__global__ void __launch_bounds__(THREADS)
huf_emit_kernel(BatchGeom g, u8* __restrict__ cbuf, const u8* __restrict__ src, const Plan* __restrict__ plans, const u32* __restrict__ sharedCT)
{
    constexpr u32 W = 512;
    __shared__ u32 ctab[256];
    constexpr u32 WP = W + 4;
    __shared__ __align__(16) u32 winAll[4 * WP];
    int const tid = threadIdx.x;
    unsigned const lane = tid & 31u; int const k = tid >> 5;
    u32 const b = blockIdx.x;
    const Plan& P = plans[b];
    if (P.state != 0) return;
    u32 const n = block_len(g, b);
    const u8* const s = src + (u64)b * g.blockSize;
    u8* const d = cbuf + (u64)b * g.slot;
    u32 const hSize = P.hSize, total = P.total;

    {   const u32* const ct = sharedCT ? sharedCT : P.ctable;
        u32 const c0 = ct[tid], c1 = ct[tid + 128];
        ctab[tid] = (c0 >> 16) | (c0 << 8 & 0xFFFF00u); ctab[tid + 128] = (c1 >> 16) | (c1 << 8 & 0xFFFF00u);
    }
    for (u32 i = tid; i < 4 * WP; i += THREADS) winAll[i] = 0;
    for (u32 i = tid; i < hSize; i += THREADS) d[i] = P.header[i];
    if (tid < 3) { u32 const v = P.streamBytes[tid]; d[hSize + 2 * tid] = (u8)v; d[hSize + 2 * tid + 1] = (u8)(v >> 8); }
    __syncthreads();
    {
        u32 const seg = (n + 3) / 4;
        int const segBeg = (int)(k * seg);
        int const segEnd = (k < 3) ? (int)((k + 1) * seg) : (int)n;
        u32 sTab = (u32)__cvta_generic_to_shared(ctab);
        asm volatile("mov.u32 %0, %0;" : "+r"(sTab));
        u32* const win = winAll + k * WP;
        u32 sWin = (u32)__cvta_generic_to_shared(win);
        asm volatile("mov.u32 %0, %0;" : "+r"(sWin));
        u8* const gstart = d + P.streamOff[k];
        u32 const a0 = (u32)(reinterpret_cast<u64>(gstart) & 15);
        u32* const gw = reinterpret_cast<u32*>(gstart - a0);
        u32 const sBytes = (k < 3) ? P.streamBytes[k] : total - P.streamOff[3];
        u32 const endByte = a0 + sBytes;
        u32 bitpos = 8u * a0;
        u32 flushed = 0;
        auto lds32 = [&](u32 a) -> u32 { u32 v; asm volatile("ld.shared.u32 %0, [%1];" : "=r"(v) : "r"(a)); return v; };
        auto lds64 = [&](u32 o) -> uint2 { u32 const e = lds32(sTab + (o >> 1)); return make_uint2(e >> 8, e & 0xFFu); };
        auto red_or = [&](u32 a, u32 v) { asm volatile("red.shared.or.b32 [%0], %1;" :: "r"(a), "r"(v) : "memory"); };
        auto red_or3 = [&](u32 a, u32 v0, u32 v1, u32 v2) {
            asm volatile("red.shared.or.b32 [%0], %1; red.shared.or.b32 [%0+4], %2; red.shared.or.b32 [%0+8], %3;" :: "r"(a), "r"(v0), "r"(v1), "r"(v2) : "memory");
        };
        auto scan = [&](u32 held, u32& excl) -> u32 {
            u32 incl = held;
            #pragma unroll
            for (int dd = 1; dd < 32; dd <<= 1)
                asm volatile("{ .reg .pred p; .reg .u32 t; shfl.sync.up.b32 t|p, %0, %1, 0, 0xffffffff; @p add.u32 %0, %0, t; }" : "+r"(incl) : "r"(dd));
            excl = incl - held;
            return __shfl_sync(FULL, incl, 31);
        };
        auto put = [&](u32 at, u32 x0, u32 x1) {
            u32 const sh = at & 31;
            red_or3(sWin + ((at >> 3) & (4 * (W - 1))), x0 << sh, __funnelshift_l(x0, x1, sh), __funnelshift_l(x1, 0, sh));
        };
        auto put96 = [&](u32 at, u32 z0, u32 z1, u32 z2) {
            u32 const sh = at & 31;
            asm volatile("red.shared.or.b32 [%0], %1; red.shared.or.b32 [%0+4], %2; red.shared.or.b32 [%0+8], %3; red.shared.or.b32 [%0+12], %4;"
                         :: "r"(sWin + ((at >> 3) & (4 * (W - 1)))), "r"(z0 << sh), "r"(__funnelshift_l(z0, z1, sh)), "r"(__funnelshift_l(z1, z2, sh)),
                            "r"(__funnelshift_l(z2, 0, sh)) : "memory");
        };
        auto flush = [&](bool all) {
            u32 const upTo = all ? (endByte + 3) / 4 : (bitpos >> 5);
            if (!all && flushed + 128 > upTo) return;
            __syncwarp();
            while (all ? flushed < upTo : flushed + 128 <= upTo) {
                u32 const j = flushed + 4 * lane;
                if (j < upTo) {
                    u32 const i = j & (W - 1);
                    uint4 v = *reinterpret_cast<uint4*>(win + i);
                    *reinterpret_cast<uint4*>(win + i) = make_uint4(0, 0, 0, 0);
                    if (i == 0) { v.x |= win[W]; v.y |= win[W + 1]; v.z |= win[W + 2]; win[W] = 0; win[W + 1] = 0; win[W + 2] = 0; }
                    if (!all && (j != 0 || a0 == 0)) *reinterpret_cast<uint4*>(gw + j) = v;
                    else store_piece_exact(gw, j, v, a0, endByte);
                }
                flushed += 128;
            }
        };
        auto place = [&](u32 x0, u32 x1, u32 held) -> u32 {
            u32 excl; u32 const sum = scan(held, excl);
            put(bitpos + excl, x0, x1);
            return sum;
        };
        constexpr int PF = 4;
        int hiCur = segEnd;
        {
            bool const al8 = ((reinterpret_cast<u64>(s) + (u64)segEnd) & 7) == 0;
            int const nBig = al8 ? (segEnd - segBeg) / 256 : 0;
            const uint2* gq = reinterpret_cast<const uint2*>(s + segEnd) - 1 - lane;
            auto half = [&](u32 w, u32& a0, u32& a1) -> u32 {
                u32 const e0 = lds32(sTab + 4 * __byte_perm(w, 0, 0x4443)), e1 = lds32(sTab + 4 * __byte_perm(w, 0, 0x4442));
                u32 const e2 = lds32(sTab + 4 * __byte_perm(w, 0, 0x4441)), e3 = lds32(sTab + 4 * __byte_perm(w, 0, 0x4440));
                u32 const p01 = (e0 >> 8) | __funnelshift_l(0, e1 >> 8, e0), l01 = e0 + e1;
                u32 const p23 = (e2 >> 8) | __funnelshift_l(0, e3 >> 8, e2), l23 = e2 + e3;
                a0 = p01 | __funnelshift_l(0, p23, l01); a1 = __funnelshift_l(p23, 0, l01);
                return (l01 + l23) & 0xFFu;
            };
            auto merge = [&](u32 x0, u32 x1, u32 lx, u32 y0, u32 y1, u32& z0, u32& z1, u32& z2) {
                u32 const t0 = __funnelshift_l(0, y0, lx), t1 = __funnelshift_l(y0, y1, lx), t2 = __funnelshift_l(y1, 0, lx);
                bool const far = (lx & 32u) != 0;
                z0 = x0 | (far ? 0u : t0); z1 = x1 | (far ? t0 : t1); z2 = far ? t1 : t2;
            };
            auto big2 = [&](uint2 curA, uint2 curB) {
                u32 x0, x1, y0, y1, za0, za1, za2, zb0, zb1, zb2;
                u32 lx = half(curA.y, x0, x1), ly = half(curA.x, y0, y1);
                merge(x0, x1, lx, y0, y1, za0, za1, za2);
                u32 const la = lx + ly;
                lx = half(curB.y, x0, x1); ly = half(curB.x, y0, y1);
                merge(x0, x1, lx, y0, y1, zb0, zb1, zb2);
                u32 const lb = lx + ly;
                u32 excl; u32 const sum = scan(la | (lb << 16), excl);
                u32 const sumA = sum & 0xFFFFu;
                put96(bitpos + (excl & 0xFFFFu), za0, za1, za2);
                put96(bitpos + sumA + (excl >> 16), zb0, zb1, zb2);
                bitpos += sumA + (sum >> 16);
                flush(false);
            };
            constexpr int PB = 2;
            int const rounds = nBig / PB;
            uint2 bufA[PB], bufB[PB];
            #pragma unroll
            for (int i = 0; i < PB; i++) { bufA[i] = rounds > 0 ? __ldg(gq - 32 * i) : make_uint2(0, 0); bufB[i] = make_uint2(0, 0); }
            auto round = [&](uint2 (&X)[PB], uint2 (&Y)[PB], int r) {
                gq -= 32 * PB;
                uint2 const c0 = X[0], c1 = X[1];
                if (r + 1 < rounds) { Y[0] = __ldg(gq); Y[1] = __ldg(gq - 32); }
                big2(c0, c1);
            };
            int r = 0;
            #pragma unroll 1
            for (; r + 1 < rounds; r += 2) { round(bufA, bufB, r); round(bufB, bufA, r + 1); }
            if (r < rounds) round(bufA, bufB, r);
            hiCur -= 256 * rounds * PB;
        }
        bool const wordAligned = ((reinterpret_cast<u64>(s) + (u64)hiCur) & 3) == 0;
        int const nFull = wordAligned ? (hiCur - segBeg) / 128 : 0;
        {
            const u32* gp = reinterpret_cast<const u32*>(s + hiCur) - 1 - lane;
            auto group = [&](u32 o0, u32 o1, u32 o2, u32 o3) {
                uint2 const e0 = lds64(o0), e1 = lds64(o1), e2 = lds64(o2), e3 = lds64(o3);
                u32 const p01 = e0.x | (e1.x << e0.y), l01 = e0.y + e1.y;
                u32 const p23 = e2.x | (e3.x << e2.y), l23 = e2.y + e3.y;
                u32 const a0 = p01 | (p23 << l01), a1 = __funnelshift_l(p23, 0, l01);
                bitpos += place(a0, a1, l01 + l23);
                flush(false);
            };
            int const rounds = nFull / PF;
            u32 bufA[PF], bufB[PF];
            #pragma unroll
            for (int i = 0; i < PF; i++) { bufA[i] = rounds > 0 ? __ldg(gp - 32 * i) : 0u; bufB[i] = 0u; }
            auto round = [&](u32 (&X)[PF], u32 (&Y)[PF], int r) {
                gp -= 32 * PF;
                bool const more = r + 1 < rounds;
                #pragma unroll
                for (int i = 0; i < PF; i++) {
                    u32 const cur = X[i];
                    if (more) Y[i] = __ldg(gp - 32 * i);
                    group(8 * (cur >> 24), 8 * __byte_perm(cur, 0, 0x4442), 8 * __byte_perm(cur, 0, 0x4441), 8 * (cur & 0xFFu));
                }
            };
            int r = 0;
            #pragma unroll 1
            for (; r + 1 < rounds; r += 2) { round(bufA, bufB, r); round(bufB, bufA, r + 1); }
            if (r < rounds) round(bufA, bufB, r);
            for (int j = rounds * PF; j < nFull; j++) {
                u32 const cur = __ldg(reinterpret_cast<const u32*>(s + hiCur) - 1 - lane - 32 * j);
                group(8 * (cur >> 24), 8 * __byte_perm(cur, 0, 0x4442), 8 * __byte_perm(cur, 0, 0x4441), 8 * (cur & 0xFFu));
            }
        }
        {
            int const rest = hiCur - 128 * nFull;
            auto fetch = [&](int hi) -> u32 {
                int const top = hi - 4 * (int)lane;
                u32 v = 0;
                if (top - 4 >= segBeg && ((reinterpret_cast<u64>(s + top) & 3) == 0)) v = __ldg(reinterpret_cast<const u32*>(s + top - 4));
                else if (top > segBeg) {
                    #pragma unroll
                    for (int j = 0; j < 4; j++) { int const i = top - 1 - j; if (i >= segBeg) v |= (u32)s[i] << (8 * (3 - j)); }
                }
                return v;
            };
            #pragma unroll 1
            for (int hi = rest; hi > segBeg; hi -= 128) {
                u32 const cur = fetch(hi);
                int const nValid = hi - 4 * (int)lane - segBeg;
                u64 acc = 0; u32 held = 0;
                #pragma unroll
                for (int j = 0; j < 4; j++) {
                    uint2 const e = lds64(8 * ((cur >> (8 * (3 - j))) & 0xFF));
                    if (j < nValid) { acc |= (u64)e.x << held; held += e.y; }
                }
                bitpos += place((u32)acc, (u32)(acc >> 32), held);
                flush(false);
            }
        }
        if (lane == 0) red_or(sWin + 4 * ((bitpos >> 5) & (W - 1)), 1u << (bitpos & 31));
        bitpos += 1;
        flush(true);
    }
}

- - - - - - -

Exercise instructions: Each line of the data that includes "sWin" should be copied.

Exercise result:
        u32 sWin = (u32)__cvta_generic_to_shared(win);
        asm volatile("mov.u32 %0, %0;" : "+r"(sWin));
            red_or3(sWin + ((at >> 3) & (4 * (W - 1))), x0 << sh, __funnelshift_l(x0, x1, sh), __funnelshift_l(x1, 0, sh));
                         :: "r"(sWin + ((at >> 3) & (4 * (W - 1)))), "r"(z0 << sh), "r"(__funnelshift_l(z0, z1, sh)), "r"(__funnelshift_l(z1, z2, sh)),
        if (lane == 0) red_or(sWin + 4 * ((bitpos >> 5) & (W - 1)), 1u << (bitpos & 31));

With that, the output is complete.